Project

General

Profile

TipsandTricks

Remember to clean up

ifdh has an "ifdh cleanup" call, to get rid of cached certificates, files pulled in
with fetchInput, etc. If you use ifdh regularly, put an "ifdh cleanup" in your
~/.bash_logout

set TMPDIR

On interactive nodes, ifdh will default to putting its working directory in /var/tmp, which is
often not big enough to hold physics files (i.e. for fetchInput calls, etc.). So where possible do

  export TMPDIR=/some/local/disk/path

where the path in question is some noticable chunk of local (Non NFS mounted) disk.

Use file lists

You can use lists of source/destination pairs in a file to setup copies.
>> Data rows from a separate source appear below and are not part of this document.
@@ -222,6 +226,7 @@
 int srec_gemm_f32_group_run(const void* desc, float* ws, long ws_floats, void* stream);
 int srec_gemm_f32_group_run_defer(const void* desc, float* ws, long ws_floats, long* slab_off, int* slab_n, void* stream);
 int srec_gemm16_nt(const void* desc, void* stream);
+int srec_gemm16_nt_rows(const void* desc, const void* rows, void* stream);
 int srec_gemm16_tn(const void* desc, void* stream);
 int srec_rows_bf16(const float* src, int ld, int n, const int* dyn, int d, void* dst16, void* stream);
 int srec_sum_slabs(const float* part, int C, int R, long n, float* out, void* stream);
diff --git a/sessionrec-pytorch_amd/csrc/gemm16.hip b/sessionrec-pytorch_amd/csrc/gemm16.hip
--- a/sessionrec-pytorch_amd/csrc/gemm16.hip
+++ b/sessionrec-pytorch_amd/csrc/gemm16.hip
@@ -12,6 +12,7 @@
     const unsigned short* B[G16_MAXP][G16_MAXS];
     void* C[G16_MAXP];
     const int* dyn[G16_MAXP];
+    const int* rows[G16_MAXP];
     int M[G16_MAXP], N[G16_MAXP], K[G16_MAXP], nseg[G16_MAXP], koff[G16_MAXP], nsplit[G16_MAXP], start[G16_MAXP + 1];
     int np, lda, ldb, ldc;
     int ldap[G16_MAXP], ldbp[G16_MAXP], ldcp[G16_MAXP];
@@ -63,8 +64,10 @@
 
 constexpr int NS = 4, PD = 3;
 
-template <int TM, int TN, bool C16, int BK = 32, int NS = 4, int NW = 4>
+template <int TM, int TN, bool C16, int BK = 32, int NS = 4, int NW = 4, bool RL = false>
 __global__ __launch_bounds__(64 * NW) void gemm16_nt_kernel(G16Args g) {
+    static_assert(!RL || (C16 && TM <= 64 * NW), "row lists: bf16-output launches only, one index per thread");
+    __shared__ int rows_s[RL ? TM : 1];
     constexpr int WN = NW / 2, NT = 64 * NW;
     constexpr int PD = NS - 1;
     constexpr int RPI = 512 / BK;
@@ -111,6 +114,13 @@
             }
         return;
     }
+    if (RL) {
+        if (tid < TM) {
+            const int r = m0 + min(tid, Ml - 1 - m0);
+            rows_s[tid] = g.rows[p] != nullptr ? min(max(g.rows[p][r], 0), M - 1) : r;
+        }
+        __syncthreads();
+    }
 
     f32x16 acc[IM][IN];
 #pragma unroll
@@ -129,11 +139,12 @@
         const int i = ii * NW + wave;
         const int r = RPI * (i < NIA ? i : i - NIA) + rl;
         const unsigned pc = (unsigned)((sl ^ ((r >> FS) & (PPR - 1))) * 8);
-        voff[ii] = i < NIA ? ((unsigned)min(r, Ml - 1 - m0) * (unsigned)g.ldap[p] + pc) * 2u
+        voff[ii] = i < NIA ? ((unsigned)(RL ? rows_s[r] : min(r, Ml - 1 - m0)) * (unsigned)g.ldap[p] + pc) * 2u
                            : ((unsigned)min(r, N - 1 - n0) * (unsigned)g.ldbp[p] + pc) * 2u;
     }
     int is_seg = 0, is_k = 0;
-    const unsigned short* Aseg = g.A[p][0] + (size_t)m0 * g.ldap[p];
+    const size_t a0 = RL ? 0 : (size_t)m0 * g.ldap[p];
+    const unsigned short* Aseg = g.A[p][0] + a0;
     const unsigned short* Bseg = g.B[p][0] + (size_t)n0 * g.ldbp[p];
     auto stage = [&](int it) {
         const unsigned dst = lds0 + (unsigned)((it % NS) * STG) * 2u;
@@ -146,7 +157,7 @@
         if (is_k >= K) {
             is_k = 0;
             if (++is_seg < g.nseg[p]) {
-                Aseg = g.A[p][is_seg] + (size_t)m0 * g.ldap[p];
+                Aseg = g.A[p][is_seg] + a0;
                 Bseg = g.B[p][is_seg] + (size_t)n0 * g.ldbp[p];
             }
         }
@@ -209,10 +220,11 @@
 #pragma unroll
         for (int t = 0; t < WR * PPW / 64; ++t) {
             const int idx = t * 64 + lane, rr = idx / PPW, pc = idx % PPW;
-            const int row = m0 + wm * WR + rr, col = n0 + wn * WC + pc * 8;
-            if (row >= M || (g.keep_dead && row >= Ml)) continue;
+            const int trow = m0 + wm * WR + rr, col = n0 + wn * WC + pc * 8;
+            if (trow >= M || ((RL || g.keep_dead) && trow >= Ml)) continue;
+            const int row = RL ? rows_s[wm * WR + rr] : trow;
             uint4 v = *reinterpret_cast<const uint4*>(patch + rr * LDP + pc * 8);
-            if (row >= Ml) v = make_uint4(0u, 0u, 0u, 0u);
+            if (trow >= Ml) v = make_uint4(0u, 0u, 0u, 0u);
             if (col + 7 < N) {
                 *reinterpret_cast<uint4*>(C16p + (size_t)row * g.ldcp[p] + col) = v;
             } else {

This can be
done in a shell script like:

echo file1 dest1 > list
echo file2 dest2 >> list

ifdh cp -f list

Or you can make get a list of files with ifdh ls, and then convert that to a list of source/destination pairs:

ifdh ls /pnfs/scratch/users/mengel/stuff > list
while read file
do
    echo $file $dest/`basename $file`
done < list > pairlist
ifdh cp -f pairlist

To see what's going on...

When something is not working, there are lots of ways to see whats going on.

IFDH_DEBUG

First you can set IFDH_DEBUG to 1 in the environment, and re-rerun the command

export IFDH_DEBUG=1

IFDH_XXX_EXTRA

You can turn on debugging in the underlying tool (i.e. globus-url-copy) by using the appropriate
environment variable; so for example

export IFDH_GRIDFTP_EXTRA="-dbg"

will turn on globus-url-copy's debug flag. There are several such environment varialbles:

  • IFDH_DD_EXTRA
  • IFDH_GRIDFTP_EXTRA
  • IFDH_IRODS_EXTRA
  • IFDH_S3_EXTRA
  • IFDH_SRM_EXTRA

you generally have to check the documentation for the underlying tool to see what debug/verbose
flags there are.

Check the other end

Frequently, we are copying to or from DCache here on site, and if you get an error on a copy,
you can look at http://fndca.fnal.gov/cgi-bin/dcache_files.py and find your copy there, and get
whatever error the server side saw. However, you need to look fairly quickly, the "recent" copies
roll off after about 15 minutes or so...

Staging output

When doing computing at some remote sites, the network pipe between there and here is narrow, and
having lots of jobs copying back files at once really bogs down Dcache, as there are, say, 50 files
all open being written at 10k/second, instead of 1 file being written at 500k/sec. The best approach
is to identify a local storage element there at the site, and use the IFDH_STAGE_VIA environment
variable to request staging the output. Identify a place on that storage element where you are
allowed to keep files (at least temporarily) and set IFDH_STAGE_VIA to that url when submitting to
that site.

   jobsub_submit --site=remote-site -e IFDH_STAGE_VIA=gsiftp://server.remote.site:2811/place/to/stage ... 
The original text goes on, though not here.